Authors:
(1) Raquel Blanco, Software Engineering Research Group, University of Oviedo, Department of Computer Science, Gijón, Spain ([email protected]);
(2) Manuel Trinidad, Software Process Improvement and Formal Methods Research Group, University of Cadiz, Department of Computer Science and Engineering, Cádiz, Spain ([email protected]);
(3) María José Suárez-Cabal, Software Engineering Research Group, University of Oviedo, Department of Computer Science, Gijón, Spain ([email protected]);
(4) Alejandro Calderón, Software Process Improvement and Formal Methods Research Group, University of Cadiz, Department of Computer Science and Engineering, Cádiz, Spain ([email protected]);
(5) Mercedes Ruiz, Software Process Improvement and Formal Methods Research Group, University of Cadiz, Department of Computer Science and Engineering, Cádiz, Spain ([email protected]);
(6) Javier Tuya, Software Engineering Research Group, University of Oviedo, Department of Computer Science, Gijón, Spain ([email protected]).
Editor’s note: This is part 6 of 7 of a study detailing attempts by researchers to create effective tests using gamification. Read the rest below.
Table of Links
6 Threats to validity
We have identified several threats to validity in the current study, which are classified into four categories: internal, external, construct and conclusion validity.
Internal validity: The identified threats are as follows:
- Professor influence. Students may perform differently, depending on the professor that conducts the classes (Micari & Pazos, 2012). In order to avoid the professor influence in the results, the same professor has conducted all seminar sessions in both the control and experimental groups.
- Data collection and activity monitoring. For implementing the experiment, demographic data were collected and the game activity of the students was monitored. However, students could be reluctant not only to supply these data, but to be monitored constantly. Toward mitigating the student’s reluctancy to participate in the gamified experience, the students were informed about the data to be collected and their treatment. Besides, the participation was voluntary and the students accepted the tools terms of use.

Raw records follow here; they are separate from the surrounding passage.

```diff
diff --git a/fenicsx-beat_amd/csrc/beat_reduce_body.h b/fenicsx-beat_amd/csrc/beat_reduce_body.h
--- /dev/null
+++ b/fenicsx-beat_amd/csrc/beat_reduce_body.h
@@ -0,0 +1,31 @@
+#pragma once
+#include "beat_pcg_scalar.h"
+
+#include <cstdint>
+
+namespace beat_pde_detail {
+
+template <class Block>
+BEAT_PCG_FN void beat_reduce_then_step(Block& blk, const double* partials, int64_t stride, int count, int nsum, double* out,
+                                       const double* st, double* counter, int then, double* roll_st, double rtol, double atol,
+                                       double max_it, double* alpha_slot, double bound_c) {
+  if (st != nullptr && st[STOP] != 0.0) return;
+  if (counter != nullptr && blk.tid() == 0) counter[0] += 1.0;
+  for (int k = 0; k < nsum; ++k) {
+    constexpr int BATCH = 8, T = Block::THREADS;
+    const double* p = partials + (int64_t)k * stride;
+    double s = 0.0;
+    int i = blk.tid();
+    for (; i + (BATCH - 1) * T < count; i += BATCH * T) {
+      double v[BATCH];
+      for (int u = 0; u < BATCH; ++u) v[u] = p[i + u * T];
+      for (int u = 0; u < BATCH; ++u) s += v[u];
+    }
+    for (; i < count; i += T) s += p[i];
+    s = blk.sum(s);
+    if (blk.tid() == 0) out[k] = s;
+  }
+  if (then != STEP_NONE && blk.tid() == 0) beat_pcg_step(then, roll_st, rtol, atol, max_it, alpha_slot, bound_c);
+}
+
+}
diff --git a/include/beat_hip.h b/include/beat_hip.h
--- a/include/beat_hip.h
+++ b/include/beat_hip.h
@@ -145,6 +145,7 @@
 int beat_pde_fused_dist_pass(const beat_pde* pde);
 int beat_pde_tile_route(const beat_pde* pde);
 int beat_pde_rr_route(const beat_pde* pde, int* host_out);
+int beat_pde_rr_ticket(const beat_pde* pde, int* host_ticket, double* host_st16);
 int beat_pde_guess_reset(beat_pde* pde);
 int beat_pde_guess_pending(const beat_pde* pde);
 int beat_pde_guess_history(const beat_pde* pde, double** dev_d, double** dev_e, int* count);
```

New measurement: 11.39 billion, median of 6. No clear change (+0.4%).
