__global__ void decode_planes_kernel(const uint4* __restrict__ src, float* __restrict__ dst, int planes_half, int hw,
                                     int f8) {
  const int n = blockIdx.z, plane = blockIdx.y;
  const int pix = blockIdx.x * blockDim.x + threadIdx.x;
  if (pix >= hw) return;
  const uint4 h4 = src[((size_t)n * 2 * planes_half + plane) * hw + pix];
  if (f8) {
    const uint4 l4 = src[((size_t)n * 2 * planes_half + planes_half + 2 * (plane >> 1)) * hw + pix];
    const uint32_t hs[4] = {h4.x, h4.y, h4.z, h4.w}, ls[4] = {l4.x, l4.y, l4.z, l4.w};
#pragma unroll
    for (int j = 0; j < 8; j++) {
      const float hi = __uint_as_float(((hs[j >> 1] >> ((j & 1) * 16)) & 0xffffu) << 16);
      const int byte = (plane & 1) * 8 + j;
// ... 76 lines not shown
    act(b.r[1], 96, nullptr, 0);
    rc = launch_conv<s.ks, s.cinpad, s.npad, s.epi, s.concat, s.nblk, s.tps, 0, false, s.mw, s.ng>(
        h, s.slot, h->umma->stages[kRL1], h->umma->bias[kRL1], b.act0, a, stream);
    if (rc) return rc;
  } else {
    act(b.a[1], 128, b.r[1], b.r[1] ? 96 : 0);
    if ((rc = launch_layer<kL1>(h, f8, b.act0, a, stream))) return rc;
  }
  a.skip_lo = nullptr;
  a.a_hi_only = 0;
  if (dump(kL1)) return WN_OK;
  if (want_cmg) {
    act(b.a[2], 128, nullptr, 0);
    if ((rc = launch_layer<kC2>(h, f8, b.a[1], a, stream))) return rc;
    if (dump(kC2)) return WN_OK;
    act(b.a[3], 128, nullptr, 0);
    if ((rc = launch_layer<kC3>(h, f8, b.a[2], a, stream))) return rc;
    if (dump(kC3)) return WN_OK;
    act(b.a[4], 64, nullptr, 0);
    if ((rc = launch_layer<kC4>(h, f8, b.a[3], a, stream))) return rc;
    if (dump(kC4)) return WN_OK;
    act(b.a[5], 64, nullptr, 0);
    if ((rc = launch_layer<kC5>(h, f8, b.a[4], a, stream))) return rc;
    if (dump(kC5)) return WN_OK;
    act(b.a[6], 64, nullptr, 0);
    if ((rc = launch_layer<kC6>(h, f8, b.a[5], a, stream))) return rc;
    if (dump(kC6)) return WN_OK;
    act(b.a[7], 64, nullptr, 0);
    if ((rc = launch_layer<kC7>(h, f8, b.a[6], a, stream))) return rc;
    if (dump(kC7)) return WN_OK;
    const bool dump_maps = dbg_layer == kSpecs[kC8].slot;
    a.out_f32 = dump_maps ? dbg_dst : b.cm;
    if ((rc = launch_layer<kC8>(h, f8, b.a[7], a, stream))) return rc;
    if (dump_maps) return WN_OK;
  }
// ... 16 lines not shown

static FwdBuffers carve(void* workspace, int n, int H, int W) {
  const size_t px = (size_t)n * H * W;
  uint8_t* ws = (uint8_t*)(((uintptr_t)workspace + 1023) / 1024 * 1024);
  uint4* cmgAB[2];
  uint4* refAB[2];
  FwdBuffers b;
  memset(&b, 0, sizeof(b));
  b.act0 = (uint4*)ws;     ws += px * 64;
  cmgAB[0] = (uint4*)ws;   ws += px * 512;
  cmgAB[1] = (uint4*)ws;   ws += px * 512;
  refAB[0] = (uint4*)ws;   ws += px * 384;
  refAB[1] = (uint4*)ws;   ws += px * 384;
  b.cm = (float*)ws;       ws += px * 12;
  b.exact_flag = (int*)(((uintptr_t)ws + 255) / 256 * 256);
  for (int l = 1; l <= 7; l++) b.a[l] = cmgAB[(l - 1) & 1];
  b.r[1] = refAB[0];
  b.r[2] = refAB[1];
  return b;
}

static int umma_pass(wn_handle* h, const float* const in[4], const int64_t st[4][4], float* out, int n, int H, int W,
                     const FwdBuffers& b, cudaStream_t stream, FwdOpts o) {
  int rc = umma_forward_layers(h, in, st, out, n, H, W, b, stream, o);
  if (rc || o.scheme != 1 || o.dbg_layer >= 0) return rc;
  o.scheme = 0;
  o.packed = true;
  o.run_if = h->umma->overflow_dev;
  Timing* timing = h->timing;
  h->timing = nullptr;
  rc = umma_forward_layers(h, in, st, out, n, H, W, b, stream, o);
  h->timing = timing;
  return rc;
}
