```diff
@@ -313,6 +296,45 @@
   }
   unit_records<B, false>(s, t, in, true, eb_out, npres, nfail, nev, evk, 0, &rcnt);
   return true;
+}
+
+template <int B, bool TWO>
+__device__ __forceinline__ void pair_merge(const SState &s, int t, const UnitIn<B> &in, const UnitIn<B> &in2,
+                                           u16x2 acc1[8], u16x2 acc2[8], uint32_t &ent, uint32_t &ent2) {
+  const int li = threadIdx.x & 63;
+  const int k = in.k;
+#pragma unroll
+  for (int i = 0; i < 8; i++) acc1[i] = acc2[i] = (u16x2)(0);
+  typename std::conditional<TWO, u32x4, u32x2>::type m[S_SB];
+  if constexpr (TWO) {
+    unit_gather2<B>(s, t, in, in2, m, ent, ent2);
+  } else {
+    unit_gather<B, false>(s, t, in, m, ent);
+    ent2 = 0;
+  }
+#pragma unroll
+  for (int j = 0; j < S_SB; j++)
+    if (j < k) {
+      nib_max(acc1, m[j].x, m[j].y);
+      if constexpr (TWO) nib_max(acc2, m[j].z, m[j].w);
+    }
+  if (k > S_SB) {
+    const __amdgpu_buffer_rsrc_t prs = pay_rsrc<B>(s, s.msg, in.band);
+    const int32_t *ib = s.inbox[t & 1] + (size_t)in.r * S_KMAX;
+    const int ke = min(k, S_KMAX);
+    const uint32_t poff = pay_at<B>(s, in.band, 0, (t & 1) ^ 1, li * 8).off;
+    for (int j = S_SB; j < ke; j++) {
+      const uint32_t off = poff + (uint32_t)ib[j] * S_PAY_ROW(B);
+      if constexpr (TWO) {
+        const u32x4 mv = __builtin_amdgcn_raw_buffer_load_b128(prs, off, 0, 0);
+        nib_max(acc1, mv.x, mv.y);
+        nib_max(acc2, mv.z, mv.w);
+      } else {
+        const u32x2 mv = __builtin_amdgcn_raw_buffer_load_b64(prs, off, 0, 0);
+        nib_max(acc1, mv.x, mv.y);
+      }
+    }
+  }
 }
 
 #ifndef GM_FAST_WG
@@ -345,31 +367,37 @@
   const bool two = BPW == 2 && b0 + 1 < s.nb;
   UnitIn<B> in, in2;
   unit_load<B, true, true, BPW == 2>(s, t, b0, ub, in, in2, two ? b0 + 1 : b0);
-  u32x2 m[S_SB];
-  uint32_t ent, ent2 = 0;
-  unit_gather<B, false>(s, t, in, m, ent);
-  bool issued = false;
-  const bool ok = unit_fast<B>(s, t, in, m, ent, lds, lds + S_LDS_WAVE_WORDS, [&]() {
-    if (two) {
-      unit_table<B>(s, in2);
-      unit_gather<B, false>(s, t, in2, m, ent2);
-    }
-    issued = true;
-  });
-  if (!ok && (threadIdx.x & 63) == 0) {
+  u16x2 acc1[8], acc2[8];
+  uint32_t ent, ent2;
+  if (two) pair_merge<B, true>(s, t, in, in2, acc1, acc2, ent, ent2);
+  else pair_merge<B, false>(s, t, in, in2, acc1, acc2, ent, ent2);
+  const int li = threadIdx.x & 63;
+  const bool merged = in.k >= 0;
+  u32x2 ov1 = {0u, 0u}, ov2 = {0u, 0u};
+  const bool ok1 = unit_fast<B>(s, t, in, acc1, ent, lds, lds + S_LDS_WAVE_WORDS, ov1);
+  if (!ok1 && li == 0) {
     const uint32_t slot = atomicAdd(&s.fb_cnt[t & 1], 1u);
     s.fb_list[slot] = make_int2(b0, ub);
   }
+  bool ok2 = false;
   if (two) {
-    if (!issued) {
-      unit_table<B>(s, in2);
-      unit_gather<B, false>(s, t, in2, m, ent2);
-    }
     lds_wave_sync();
-    if (!unit_fast<B>(s, t, in2, m, ent2, lds, lds + S_LDS_WAVE_WORDS, []() {}) && (threadIdx.x & 63) == 0) {
+    ok2 = unit_fast<B>(s, t, in2, acc2, ent2, lds, lds + S_LDS_WAVE_WORDS, ov2);
+    if (!ok2 && li == 0) {
       const uint32_t slot = atomicAdd(&s.fb_cnt[t & 1], 1u);
       s.fb_list[slot] = make_int2(b0 + 1, ub);
     }
   }
+  if (merged && (ok1 || ok2)) {
+    const __amdgpu_buffer_rsrc_t prs = pay_rsrc<B>(s, s.msg, b0);
+    if (ok1 && ok2) {
+      const u32x4 ov = {ov1.x, ov1.y, ov2.x, ov2.y};
+      __builtin_amdgcn_raw_buffer_store_b128(ov, prs, pay_at<B>(s, b0, ub, t & 1, li * 8).off, 0, GM_AUX_NT);
+    } else if (ok1) {
+      __builtin_amdgcn_raw_buffer_store_b64(ov1, prs, pay_at<B>(s, b0, ub, t & 1, li * 8).off, 0, GM_AUX_NT);
+    } else {
+      __builtin_amdgcn_raw_buffer_store_b64(ov2, prs, pay_at<B>(s, b0 + 1, ub, t & 1, li * 8).off, 0, GM_AUX_NT);
+    }
+  }
   if (ub == 0 && blockIdx.y == 0) band_reset_pools(s, t);
 }
diff --git a/distributed-membership_amd/csrc/gm_host_scaled.hip b/distributed-membership_amd/csrc/gm_host_scaled.hip
--- a/distributed-membership_amd/csrc/gm_host_scaled.hip
+++ b/distributed-membership_amd/csrc/gm_host_scaled.hip
@@ -48,7 +48,8 @@
   }
   c->shard_sync = getenv("GM_SHARD_SYNC") ? (atoi(getenv("GM_SHARD_SYNC")) ? 1 : 0) : -1;
   if (getenv("GM_DIAG_ZERO_ROW")) c->diag_zero_row = atoi(getenv("GM_DIAG_ZERO_ROW"));
-  TRY(dalloc(c, &s.msg, cells));
+  const size_t msg_bytes = (size_t)((s.nb + 1) / 2) * n * 2 * s.band;
+  TRY(dalloc(c, &s.msg, msg_bytes));
   const size_t lists = (size_t)n * s.nb;
   int S = 1024;
   while (S > 1 && lists / S < 64) S >>= 1;
@@ -149,7 +150,7 @@
     TRY(dalloc(c, &s.selfadd_cnt, 1));
     HIPCHECK(ctx_memset(c, s.selfadd_cnt, 0, sizeof(uint32_t)));
   }
-  HIPCHECK(ctx_memset(c, s.msg, 0, sizeof(uint8_t) * cells));
+  HIPCHECK(ctx_memset(c, s.msg, 0, msg_bytes));
   for (int p = 0; p < 2; p++) HIPCHECK(ctx_memset(c, s.inbox_cnt[p], 0, sizeof(int32_t) * n));
   HIPCHECK(ctx_memset(c, s.failed, 0, sizeof(int32_t) * n));
   HIPCHECK(ctx_memset(c, s.err, 0, sizeof(uint32_t)));
diff --git a/distributed-membership_amd/csrc/gm_scaled.h b/distributed-membership_amd/csrc/gm_scaled.h
--- a/distributed-membership_amd/csrc/gm_scaled.h
+++ b/distributed-membership_amd/csrc/gm_scaled.h
@@ -373,9 +373,27 @@
     *(u32x4 *)(s.pesc[par] + ((size_t)pbase + __builtin_popcountll(rm & ((1ull << li) - 1))) * 16) = wv;
 }
 
+#define S_PAY_ROW(B) (2u * (B))
+struct PayAt {
+  size_t slab;
+  uint32_t off;
+};
+template <int B>
+__device__ __forceinline__ PayAt pay_at(const SState &s, int band, int r, int par, uint32_t o) {
+  PayAt a;
+  a.slab = (size_t)(band >> 1) * (size_t)s.n * S_PAY_ROW(B);
+  a.off = (uint32_t)r * S_PAY_ROW(B) + (uint32_t)par * B + (o >> 3) * 16 + (uint32_t)(band & 1) * 8 + (o & 7);
+  return a;
+}
+template <int B>
+__device__ __forceinline__ __amdgpu_buffer_rsrc_t pay_rsrc(const SState &s, const uint8_t *msg, int band) {
+  return gm_rsrc(msg + pay_at<B>(s, band, 0, 0, 0).slab, (uint32_t)s.n * S_PAY_ROW(B));
+}
+
 template <int B>
 __device__ __forceinline__ uint32_t unit_stores(const SState &s, int t, const UnitIn<B> &in, const uint32_t bw[4],
-                                                uint32_t ov0, uint32_t ov1, bool esc_row, uint32_t em, uint32_t *lds) {
+                                                uint32_t ov0, uint32_t ov1, bool esc_row, uint32_t em, uint32_t *lds,
+                                                bool pay = true) {
   constexpr int LPR = B / S_COLS_PER_LANE;
   constexpr int Q = S_COLS_PER_LANE;
   const int lane = threadIdx.x & 63;
@@ -384,13 +402,15 @@
   const int band = in.band, r = in.r;
   const size_t slab = (size_t)band * s.n;
   const __amdgpu_buffer_rsrc_t trs = gm_rsrc(s.table + slab * B, (uint32_t)(s.n * B));
-  const __amdgpu_buffer_rsrc_t prs = gm_rsrc(s.msg + slab * B, (uint32_t)(s.n * B));
   const uint32_t toff = (uint32_t)(r * B + li * Q);
   uint32_t eb_out = 0;
   const u32x4 nb4 = {bw[0], bw[1], bw[2], bw[3]};
   __builtin_amdgcn_raw_buffer_store_b128(nb4, trs, toff, 0, GM_AUX_NT);
-  const u32x2 ov = {ov0, ov1};
-  __builtin_amdgcn_raw_buffer_store_b64(ov, prs, (uint32_t)(r * B + par * (B / 2) + li * 8), 0, GM_AUX_NT);
+  if (pay) {
+    const u32x2 ov = {ov0, ov1};
+    __builtin_amdgcn_raw_buffer_store_b64(ov, pay_rsrc<B>(s, s.msg, band), pay_at<B>(s, band, r, par, li * 8).off, 0,
+                                          GM_AUX_NT);
+  }
   if (band == 0 && li == 0) s.wtick[r] = t;
   if (esc_row) {
     int etot;
diff --git a/distributed-membership_amd/csrc/gm_scaled.hip b/distributed-membership_amd/csrc/gm_scaled.hip
--- a/distributed-membership_amd/csrc/gm_scaled.hip
+++ b/distributed-membership_amd/csrc/gm_scaled.hip
@@ -36,11 +36,11 @@
   const int lane = threadIdx.x & 63;
   const int r = blockIdx.x * 4 + (threadIdx.x >> 6);
   if (r >= s.n) return;
-  const int par = t & 1, half = B / 2, tot = s.nb * half;
+  const int par = t & 1, tot = ((s.nb + 1) / 2) * B;
   uint32_t f = 0;
   for (int off = lane * 16; off < tot; off += 64 * 16) {
-    const int b = off / half, o = off % half;
-    const uint4 v = *(const uint4 *)(s.msg + ((size_t)b * s.n + r) * B + par * half + o);
+    const PayAt a = pay_at<B>(s, 2 * (off / B), r, par, 0);
+    const uint4 v = *(const uint4 *)(s.msg + a.slab + a.off + off % B);
     f += nz_nibbles(v.x) + nz_nibbles(v.y) + nz_nibbles(v.z) + nz_nibbles(v.w);
   }
 #pragma unroll
```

- Material to be used in class. This threat concerns the influence of the exercise domain and complexity, as well as the testing techniques to be used in the exercises, in the student’s motivation. If the domain is not appealing enough or the program to be tested is not complex enough, students could perceive that creating test suites is boring or irrelevant. On the contrary, if the program is too complex with regard to the testing techniques taught in class, students could perceive that they do not have enough knowledge yet to deal with it. To mitigate this threat, each exercise deals with a different domain and the complexity of each exercise was in line with the concepts and testing techniques taught in the lecture classes. Besides, this complexity was increased progressively in each exercise as students acquired more knowledge.
- Injected defects. Some of the injected defects are more difficult to detect than others, so students may perform differently according to the difficulty level of the defects they have to detect. To mitigate this threat, all students in both the experimental and control groups have to detect the same defects in each exercise.
External validity: The identified threats are as follows:
- Student knowledge and skills acquired in lectures. If the students acquire different knowledge in the lectures in the experimental and control groups before carrying out the seminar exercises, the generalization of the results can be threatened. To mitigate this threat, the knowledge all students need to carry out the seminar exercises is taught in the lecture classes, using the same materials and methods in both experimental and control groups. Besides, the same professor conducted the lecture classes in both groups.
- Student knowledge and skills before enrolling in the course. If the students have different previous knowledge in the experimental and control groups or some of them have been trained in testing skills because they are already working on areas related to software development or software testing, again the generalization of the results can be threatened. To mitigate this threat, the knowledge all students need is taught in the lectures classes, as we stated above. Besides, the testing process and the testing techniques are only addressed in this degree course. In addition, the previous knowledge of the students in both groups was similar: the percentage of the students enrolled in the course more than once is quite similar (13% in the control group and 16% in the experimental group) and, based on the conversations between the professor and the students, only a few students start working in the meantime before they are enrolled in the course every year.
- Program representativeness: If the programs to be tested lack complexity, they could not be representative enough of industrial practice. To mitigate this threat, the programs are based on real-life applications.
Construct validity: The threat concerns the metrics used to answer the research questions. The use of metrics that do not describe the student’s engagement and performance could performance could produce misleading results. In order to mitigate this threat, we used student’s performance. Both student’s participation and test suited effectiveness are widely accepted metrics in the literature (Fredricks et al., 2004; Papadakis et al., 2019; Ruiperez-Valiente et al., 2021).
Conclusion validity: The threat concerns the researcher conclusions. To avoid incorrect researcher’s interpretations of the results obtained, we carried out statistical analyses for each research question. We utilized the statistical test and effect sizes generally used when the normality of a distribution cannot be assumed.